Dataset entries
- Opening Delimiter -
size_t fs2_frame_workspace_bytes(const fs2_handle* h, const fs2_batch* b, const int64_t* olens) {
    if (!h || !b || !olens || b->B <= 0) return 0;
    HostLayout L;
    frame_layout(*b, olens, 0, L, h->gap);
    return carve_frames(h->cfg, L, nullptr, 0, nullptr, nullptr);
}
// ... 49 lines not shown
    HostLayout L;
    if (devlay) capacity_layout(b, io->row_capacity, io->Lmax, L);
    else frame_layout(b, io->olens, io->masked, L, h->gap);
    FrameBufs f; bool ok;
    carve_frames(c, L, io->workspace, io->workspace_bytes, &f, &ok);
    if (!ok) return fail(h, FS2_ERR_WORKSPACE, "fs2_decode: workspace too small");
    h->kp = f.kp; h->kp_cap = f.kp_cap;
    DevLayout dl;
    if (devlay) {
        if ((rc = device_layout(h, s, L, f.meta, dl, h->o32, b.compat_padded, io->masked, io->Lmax, h->dec.pe_rows, io->status))) return rc;
    } else if ((rc = upload_layout(h, s, L, f.meta, dl))) return rc;
    const int R = L.R;
    const int regime_rows = regime_rows_of(b, false);
    h->cur_regime = regime_rows; h->cur_status = devlay ? io->status : nullptr;
    void* hfr_planes = (prec != FS2_PREC_FP32 && c.adim % 32 == 0) ? f.sb.x1p : nullptr;
    {
        Scope sc(h, s, "lr.expand", 0, 4.0 * R * c.adim * 2);
        hipLaunchKernelGGL(lr_expand, dim3((R + 3) / 4), dim3(256), 0, s, h->enc_final, c.adim, h->dtok.start, h->dtok.vlen, h->cum, b.Tmax,
                           dl.row_pos, dl.row_seq, 0, dl.vlen, R, f.hfr, f.lri, hfr_planes);
        HIP_TRY(h, hipGetLastError());
    }
    const bool need_e = (io->es == nullptr) || io->e_out, need_p = (io->ps == nullptr) || io->p_out;
    if (need_e && need_p && prec != FS2_PREC_FP32 && h->var2.ok && hfr_planes && opts().fuse_var) {
        if ((rc = run_predictors_fused(h, s, h->var2, f.hfr, c.adim, R, dl.row_pos, dl.dims, hfr_planes, f.sb.xps, f.vp, f.vs, f.e_rows, f.p_rows, prec))) return rc;
    } else {
        if (need_e && (rc = run_predictor(h, s, "energy", h->energy, f.hfr, c.adim, R, dl.row_pos, f.t0, f.t1, f.e_rows, prec, hfr_planes, f.sb.xps, dl.dims))) return rc;
        if (need_p && (rc = run_predictor(h, s, "pitch", h->pitch, f.hfr, c.adim, R, dl.row_pos, f.t0, f.t1, f.p_rows, prec, hfr_planes, f.sb.xps, dl.dims))) return rc;
    }
    {
        Scope sc(h, s, "var.embed", 0, 4.0 * R * c.adim * 4);
        hipLaunchKernelGGL(bucket_embed, dim3((R + 3) / 4), dim3(256), 0, s, f.hfr, c.adim, dl.row_pos, dl.row_seq, R, io->es, io->es_stride,
                           io->ps, io->ps_stride, f.e_rows, f.p_rows, h->ebins, h->pbins, c.n_bins - 1, h->Te, h->Tp, f.qe, f.qp, hfr_planes);
        HIP_TRY(h, hipGetLastError());
    }
    const bool dec_pl = prec != FS2_PREC_FP32;
    const bool po = dec_pl && planes_only_regime(h, prec, R, regime_rows) && (ffn_terms == 0 || ffn_terms == kFfnMx || ffn_terms == kFfnMx4);
    if (c.decoder_input_layer) {
        GemmArgs a = gemm_args(h->dec_in, f.hfr, c.adim, R, dl.row_pos, po ? nullptr : f.sb.x0, c.ddim);
        a.Rp = dl.dims; a.regime_rows = regime_rows;
        a.ln_g = h->dec_in_lng; a.ln_b = h->dec_in_lnb; a.ln_eps = 1e-5f; a.act_post = 1;
        a.pe = h->dec.pe; a.pe_ld = c.ddim; a.pe_alpha = h->dec.alpha; a.x_scale = c.use_scaled_pos_enc ? 1.f : sqrtf((float)c.ddim);
        a.Xp = hfr_planes; a.xp_scratch = f.sb.xps;
        if (dec_pl) { a.Yp = f.sb.x0p; a.yp_chunks = c.ddim / 32; }
        if ((rc = launch_gemm(h, s, "dec.in", a, prec))) return rc;
    } else {
        Scope sc(h, s, "dec.in.pe", 0.0, 8.0 * R * c.ddim);
        HIP_TRY(h, hipMemcpyAsync(f.sb.x0, f.hfr, (size_t)R * c.ddim * sizeof(float), hipMemcpyDeviceToDevice, s));
        GemmArgs a;
        memset(&a, 0, sizeof a);
        a.N = c.ddim; a.R = R; a.row_pos = dl.row_pos; a.Y = f.sb.x0; a.ldy = c.ddim;
        a.pe = h->dec.pe; a.pe_ld = c.ddim; a.pe_alpha = h->dec.alpha; a.x_scale = c.use_scaled_pos_enc ? 1.f : sqrtf((float)c.ddim);
        if (dec_pl) { a.Yp = f.sb.x0p; a.yp_chunks = c.ddim / 32; }
// ... 305 lines not shown
    else if (n == "FS2_ROW8") o.row8 = value;
    else if (n == "FS2_QKV8") o.qkv8 = value;
    else if (n == "FS2_NOSPLITK") o.nosplitk = value > 0;
    else if (n == "FS2_F32_ROWS") o.f32_rows = value > 0;
    else if (n == "FS2_MT8") o.mt8 = value;
    else if (n == "FS2_QKV_SPLIT") o.qkv_split = value;
    else if (n == "FS2_OP_ATT_PLANES") o.op_att_planes = value;
    else if (n == "FS2_FUSE_VAR") o.fuse_var = value != 0;
    else if (n == "FS2_BAL") o.bal = value < 0 ? 0 : value;
    else if (n == "FS2_ATTN_W32") o.w32 = value;
    else if (n == "FS2_ROW4") o.row4 = value;
    else if (n == "FS2_MT4") o.mt4 = value;
    else if (n == "FS2_FFN2_MX") o.ffn2_mx = value != 0;
    else if (n == "FS2_QKV4") o.qkv4 = value;
    else if (n == "FS2_POST_MX") o.post_mx = value != 0;
    else return fail(nullptr, FS2_ERR_ARG, "fs2_set_option: unknown option %s", name);
    return FS2_OK;
}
- Closing Delimiter -
**WORK REQUEST**
Transcribe the records in full, so that each line reads exactly as before.

**EXPECTED ANSWER**
size_t fs2_frame_workspace_bytes(const fs2_handle* h, const fs2_batch* b, const int64_t* olens) {
    if (!h || !b || !olens || b->B <= 0) return 0;
    HostLayout L;
    frame_layout(*b, olens, 0, L, h->gap);
    return carve_frames(h->cfg, L, nullptr, 0, nullptr, nullptr);
}
// ... 49 lines not shown
    HostLayout L;
    if (devlay) capacity_layout(b, io->row_capacity, io->Lmax, L);
    else frame_layout(b, io->olens, io->masked, L, h->gap);
    FrameBufs f; bool ok;
    carve_frames(c, L, io->workspace, io->workspace_bytes, &f, &ok);
    if (!ok) return fail(h, FS2_ERR_WORKSPACE, "fs2_decode: workspace too small");
    h->kp = f.kp; h->kp_cap = f.kp_cap;
    DevLayout dl;
    if (devlay) {
        if ((rc = device_layout(h, s, L, f.meta, dl, h->o32, b.compat_padded, io->masked, io->Lmax, h->dec.pe_rows, io->status))) return rc;
    } else if ((rc = upload_layout(h, s, L, f.meta, dl))) return rc;
    const int R = L.R;
    const int regime_rows = regime_rows_of(b, false);
    h->cur_regime = regime_rows; h->cur_status = devlay ? io->status : nullptr;
    void* hfr_planes = (prec != FS2_PREC_FP32 && c.adim % 32 == 0) ? f.sb.x1p : nullptr;
    {
        Scope sc(h, s, "lr.expand", 0, 4.0 * R * c.adim * 2);
        hipLaunchKernelGGL(lr_expand, dim3((R + 3) / 4), dim3(256), 0, s, h->enc_final, c.adim, h->dtok.start, h->dtok.vlen, h->cum, b.Tmax,
                           dl.row_pos, dl.row_seq, 0, dl.vlen, R, f.hfr, f.lri, hfr_planes);
        HIP_TRY(h, hipGetLastError());
    }
    const bool need_e = (io->es == nullptr) || io->e_out, need_p = (io->ps == nullptr) || io->p_out;
    if (need_e && need_p && prec != FS2_PREC_FP32 && h->var2.ok && hfr_planes && opts().fuse_var) {
        if ((rc = run_predictors_fused(h, s, h->var2, f.hfr, c.adim, R, dl.row_pos, dl.dims, hfr_planes, f.sb.xps, f.vp, f.vs, f.e_rows, f.p_rows, prec))) return rc;
    } else {
        if (need_e && (rc = run_predictor(h, s, "energy", h->energy, f.hfr, c.adim, R, dl.row_pos, f.t0, f.t1, f.e_rows, prec, hfr_planes, f.sb.xps, dl.dims))) return rc;
        if (need_p && (rc = run_predictor(h, s, "pitch", h->pitch, f.hfr, c.adim, R, dl.row_pos, f.t0, f.t1, f.p_rows, prec, hfr_planes, f.sb.xps, dl.dims))) return rc;
    }
    {
        Scope sc(h, s, "var.embed", 0, 4.0 * R * c.adim * 4);
        hipLaunchKernelGGL(bucket_embed, dim3((R + 3) / 4), dim3(256), 0, s, f.hfr, c.adim, dl.row_pos, dl.row_seq, R, io->es, io->es_stride,
                           io->ps, io->ps_stride, f.e_rows, f.p_rows, h->ebins, h->pbins, c.n_bins - 1, h->Te, h->Tp, f.qe, f.qp, hfr_planes);
        HIP_TRY(h, hipGetLastError());
    }
    const bool dec_pl = prec != FS2_PREC_FP32;
    const bool po = dec_pl && planes_only_regime(h, prec, R, regime_rows) && (ffn_terms == 0 || ffn_terms == kFfnMx || ffn_terms == kFfnMx4);
    if (c.decoder_input_layer) {
        GemmArgs a = gemm_args(h->dec_in, f.hfr, c.adim, R, dl.row_pos, po ? nullptr : f.sb.x0, c.ddim);
        a.Rp = dl.dims; a.regime_rows = regime_rows;
        a.ln_g = h->dec_in_lng; a.ln_b = h->dec_in_lnb; a.ln_eps = 1e-5f; a.act_post = 1;
        a.pe = h->dec.pe; a.pe_ld = c.ddim; a.pe_alpha = h->dec.alpha; a.x_scale = c.use_scaled_pos_enc ? 1.f : sqrtf((float)c.ddim);
        a.Xp = hfr_planes; a.xp_scratch = f.sb.xps;
        if (dec_pl) { a.Yp = f.sb.x0p; a.yp_chunks = c.ddim / 32; }
        if ((rc = launch_gemm(h, s, "dec.in", a, prec))) return rc;
    } else {
        Scope sc(h, s, "dec.in.pe", 0.0, 8.0 * R * c.ddim);
        HIP_TRY(h, hipMemcpyAsync(f.sb.x0, f.hfr, (size_t)R * c.ddim * sizeof(float), hipMemcpyDeviceToDevice, s));
        GemmArgs a;
        memset(&a, 0, sizeof a);
        a.N = c.ddim; a.R = R; a.row_pos = dl.row_pos; a.Y = f.sb.x0; a.ldy = c.ddim;
        a.pe = h->dec.pe; a.pe_ld = c.ddim; a.pe_alpha = h->dec.alpha; a.x_scale = c.use_scaled_pos_enc ? 1.f : sqrtf((float)c.ddim);
        if (dec_pl) { a.Yp = f.sb.x0p; a.yp_chunks = c.ddim / 32; }
// ... 305 lines not shown
    else if (n == "FS2_ROW8") o.row8 = value;
    else if (n == "FS2_QKV8") o.qkv8 = value;
    else if (n == "FS2_NOSPLITK") o.nosplitk = value > 0;
    else if (n == "FS2_F32_ROWS") o.f32_rows = value > 0;
    else if (n == "FS2_MT8") o.mt8 = value;
    else if (n == "FS2_QKV_SPLIT") o.qkv_split = value;
    else if (n == "FS2_OP_ATT_PLANES") o.op_att_planes = value;
    else if (n == "FS2_FUSE_VAR") o.fuse_var = value != 0;
    else if (n == "FS2_BAL") o.bal = value < 0 ? 0 : value;
    else if (n == "FS2_ATTN_W32") o.w32 = value;
    else if (n == "FS2_ROW4") o.row4 = value;
    else if (n == "FS2_MT4") o.mt4 = value;
    else if (n == "FS2_FFN2_MX") o.ffn2_mx = value != 0;
    else if (n == "FS2_QKV4") o.qkv4 = value;
    else if (n == "FS2_POST_MX") o.post_mx = value != 0;
    else return fail(nullptr, FS2_ERR_ARG, "fs2_set_option: unknown option %s", name);
    return FS2_OK;
}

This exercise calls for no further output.